What to work on: Which lines of the listing hold the string "constexpr"? Show each of them.

Input data:
#####

# jasonkyuyim/se3_diffusion

Measured on AMD Instinct MI355X. Metric: residues/sec IPA fwd+bwd, higher is better.
Workload: dtype f32

## Files before the change

### include/fd_hip.h

```cpp
#ifndef FD_HIP_H_
#define FD_HIP_H_

#ifdef __cplusplus
extern "C" {
#endif

#define FD_ABI_VERSION 2

const char* fd_last_error(void);
int fd_abi_version(void);
const char* fd_backend(void);
const char* fd_build_flags(void);
long fd_launch_count(void);

typedef struct FdGemmDesc {
  const float* A;
  const float* B;
  float* C;
  int M, N, K;
  long a_rs, a_cs;
  long b_rs, b_cs;
  long ldc;
  int batch, bdiv;
  long a_so, a_si, b_so, b_si, c_so, c_si;
  float alpha;
  int beta;
  const float* bias;
  const float* pair_p;
  const float* pair_q;
  long ld_pair;
  int nres;
  const float* resid;
  long ld_resid;
  const float* gate;
  long ld_gate;
  const float* rowscale;
  int relu;
  int tile;
  int ksplit;
  int mtiles;
  float* a_rowsum;
  const void* b_planes;
  long b_plane_stride;
} FdGemmDesc;

int fd_gemm(const FdGemmDesc* desc, void* stream);
int fd_split_planes(const float* x, long n, void* planes, void* stream);
int fd_gemm_plan(const FdGemmDesc* desc);
int fd_gemm_set_exact_f32(int exact);
int fd_gemm_set_persistent_blocks(int blocks);

int fd_layernorm_fwd(const float* x, long ldx, const float* gamma, const float* beta, const float* rowscale,
                     float* y, long ldy, float* mean, float* rstd, long rows, int C, float eps, void* stream);
int fd_layernorm_bwd(const float* dy, long lddy, const float* x, long ldx, const float* gamma,
                     const float* rowscale, const float* mean, const float* rstd, float* dx, long lddx,
                     int dx_accum, float* dgamma, float* dbeta, long rows, int C, void* stream);
int fd_colsum_acc(const float* X, long ld, long rows, int ncols, float* out, void* stream);
int fd_pair_reduce_acc(const float* X, int nbatch, int n, int C, float* rowsum, float* colsum, long ld_out,
                       void* stream);
int fd_axpby(float* y, const float* x, float a, float b, long n, void* stream);
int fd_add2d(float* dst, long ldd, const float* src, long lds, long rows, int cols, float a, void* stream);
int fd_rowscale(const float* x, long ldx, const float* rs, float* y, long ldy, long rows, int C, void* stream);

#define FD_EDGE_MLP_IMAGE_BYTES (124 * 12288)
int fd_edge_mlp_pack_zb(const float* W40, void* image, void* stream);
int fd_edge_mlp_pack(const float* W1, const float* W2, const float* Wf, long ld, void* image, void* stream);
int fd_edge_mlp_pack_bwd(const float* Wf, const float* W2, const float* W1, long ld, const float* W40, void* image, void* stream);
typedef struct FdEdgeMlpDesc {
  const float* x;
  const void* img;
  const float* p1;
  const float* q1;
  const float* bias2;
  float* save1;
  float* save2;
  const float* pf;
  const float* qf;
  const float* gamma;
  const float* beta;
  const float* rowscale;
  float* y;
  float* mean;
  float* rstd;
  float* out;
  long rows;
  int nres;
  int backward;
  float eps;
  int blocks;
  long ld_pq;
  long ld_pqf;
  float* zb_out;
  const float* zb_bias;
  unsigned* mask1;
  unsigned* mask2;
  const unsigned* gmask1;
  const unsigned* gmask2;
  const float* ln_y;
  const float* ln_mean;
  const float* ln_rstd;
// ... 173 lines not shown
                     float* A, int B, int N, int heads_per_block, void* stream);
#define FD_IPA_FLASH_PART_LD 328
int fd_ipa_flash_fwd_split(const float* proj, const float* zb, const float* qp, const float* kp, const float* vp,
                           const float* head_w, const float* mask, const float* quat, const float* trans, float* feats,
                           float* A, int B, int N, int heads_per_block, int key_splits, float* part, void* stream);

int fd_ipa_flash_bwd(const float* proj, const float* A, const float* zb, const float* dfeats, const float* feats,
                     const float* doptg, const float* ptdot, const float* qp, const float* kp, const float* vp,
                     const float* head_w, const float* trans, float* dL, float* dzb, float* dqp, float* dkp,
                     float* dhead_w, float* hw_part, int B, int N, void* stream);
int fd_ipa_flash_bwd_keys(const float* A, const float* dL, const float* proj, const float* dfeats, const float* doptg,
                          const float* qp, const float* kp, const float* head_w, float* dproj, float* dvp, float* dkp,
                          int B, int N, int heads_per_block, void* stream);
int fd_ipa_opt_bwd_dot(const float* dfeats, const float* feats, const float* quat, const float* trans, float* doptg,
                       float* dframe, float* ptdot, long R, void* stream);

int fd_ipa_dz_acc(const float* dzb, const float* W40, float* dz, long rows, int accumulate, void* stream);

int fd_ipa_kpts_bwd(const float* dL, const float* qp, const float* kp, const float* head_w, float* dkp, int B, int N,
                    void* stream);

int fd_row_softmax_fwd(float* S, const float* key_add, long rows, int N, int rows_per_batch, void* stream);
int fd_row_softmax_bwd(const float* A, float* dA, long rows, int N, void* stream);

int fd_split_rigids(const float* rig7, float scale, const float* t, float tscale, float* quat, float* trans, float* tscaled,
                    long R, int B, void* stream);

int fd_bb_update_fwd(const float* node, long ldn, int cs, const float* dmask, const float* W6, const float* b6,
                     const float* quat, const float* trans, float* upd, float* quat_out, float* trans_out,
                     long R, void* stream);
int fd_bb_update_bwd(const float* dquat_out, const float* dtrans_out, const float* dframe, const float* dmask,
                     const float* upd, const float* quat, float* dquat, float* dtrans, float* dupd, float* dupd_s,
                     long R, void* stream);

typedef struct FdHeadConst {
  float atoms[15];
  float Rd[9];
  float td[3];
  float coord_scale;
  double exp_max_sigma, exp_min_sigma;
  float min_b, max_b;
  int L;
  const double* score_norms;
  const double* omega_grid;
  int n_omega;
} FdHeadConst;
int fd_heads_fwd(const float* rig0, const float* quatF, const float* transF, const float* upsi,
                 const float* gt_psi, long gt_stride, const float* fixed, const float* mask, const float* t,
                 const double* sigma_grid, int ng, const FdHeadConst* c, double* rot_score, float* trans_score,
                 float* rigids, float* psi_out, float* atom37, float* atom14,
                 float* sc_ca_out ,
                 int B, int N, void* stream);
int fd_backbone_atoms(const float* rigids, const float* psi, const FdHeadConst* c, float* atom37, float* atom14,
                      long R, void* stream);
int fd_heads_bwd(const float* rig0, const float* quatF, const float* transF, const float* upsi,
                 const float* psi_out, const float* fixed, const float* mask, const float* t,
                 const double* sigma_grid, int ng, const FdHeadConst* c, const double* d_rot,
                 const float* d_trans_score, const float* d_rigids, const float* d_psi, const float* d_atom37,
                 float* dquatF, float* dtransF, float* dupsi, int B, int N, void* stream);

int fd_igso3_tables(const double* sigma, const double* omega, int ns, int no, int L, double* pdf, double* cdf,
                    double* score_norms, void* stream);
int fd_sample_ref(const double* z_axis, const double* u, const double* z_trans, const double* cdf_row,
                  const double* omega, int no, double coord_scale, float* out, long n, void* stream);
int fd_forward_marginal(const float* rig0, const double* z_axis, const double* u, const double* z_trans,
                        const double* cdf_row, const double* omega, int no,
// ... 100 lines not shown
```

### se3_diffusion_amd/csrc/fd_edge_embed.hip

```cpp
#include "fd_common.h"
#include "../../include/fd_hip.h"

namespace {

#include "fd_chain.h"

constexpr int EE_UNITS = 20;
constexpr int EE_ZB_UNITS = 4;
constexpr int EE_ZB = 40;
constexpr int EE_C = 128;
constexpr float kPi = 3.14159265358979323846f;

__global__ __launch_bounds__(256) void edge_embed_pack_kernel(const float* __restrict__ W0, const float* __restrict__ W2,
                                                              const float* __restrict__ W4, char* __restrict__ img) {
  const int gid = (int)(blockIdx.x * blockDim.x + threadIdx.x);
  if (gid >= EE_UNITS * 4 * 64) return;
  const int lane = gid & 63, i = (gid >> 6) & 3, u = gid >> 8;
  const int m = lane & 15, g = lane >> 4;
  const int layer = u < 4 ? 0 : (u < 12 ? 1 : 2);
  const int r = u - (layer == 0 ? 0 : (layer == 1 ? 4 : 12));
  const int n = 64 * (r & 1) + 16 * i + m, k0 = 32 * (r >> 1);
  float x[8];
#pragma unroll
  for (int e = 0; e < 8; ++e) {
    if (layer == 0) {
      const int k = k0 + 8 * g + e;
      x[e] = k < 54 ? W0[n * 120 + 66 + k] : 0.f;
    } else {
      const int k = k0 + 16 * (e >> 2) + 4 * g + (e & 3);
      x[e] = (layer == 1 ? W2 : W4)[n * EE_C + k];
    }
  }
  uint4 s0, s1, s2;
  em_split8(x, s0, s1, s2);
  char* dst = img + (long)u * EM_UNIT + (i * 3) * EM_PIECE + lane * 16;
  *reinterpret_cast<uint4*>(dst) = s0;
  *reinterpret_cast<uint4*>(dst + EM_PIECE) = s1;
  *reinterpret_cast<uint4*>(dst + 2 * EM_PIECE) = s2;
}

__global__ __launch_bounds__(256) void edge_embed_pack_zb_kernel(const float* __restrict__ W40, char* __restrict__ img) {
  const int gid = (int)(blockIdx.x * blockDim.x + threadIdx.x);
  if (gid >= EE_ZB_UNITS * 4 * 64) return;
  const int lane = gid & 63, i = (gid >> 6) & 3, ks = gid >> 8;
  const int m = lane & 15, g = lane >> 4;
  const int n = 16 * i + m;
  float x[8];
#pragma unroll
  for (int e = 0; e < 8; ++e) {
    const int k = 32 * ks + 16 * (e >> 2) + 4 * g + (e & 3);
    x[e] = n < EE_ZB ? W40[n * EE_C + k] : 0.f;
  }
  uint4 s0, s1, s2;
  em_split8(x, s0, s1, s2);
  char* dst = img + (long)(EE_UNITS + ks) * EM_UNIT + (i * 3) * EM_PIECE + lane * 16;
  *reinterpret_cast<uint4*>(dst) = s0;
  *reinterpret_cast<uint4*>(dst + EM_PIECE) = s1;
  *reinterpret_cast<uint4*>(dst + 2 * EM_PIECE) = s2;
}
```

#####

Response:
constexpr int EE_UNITS = 20;
constexpr int EE_ZB_UNITS = 4;
constexpr int EE_ZB = 40;
constexpr int EE_C = 128;
constexpr float kPi = 3.14159265358979323846f;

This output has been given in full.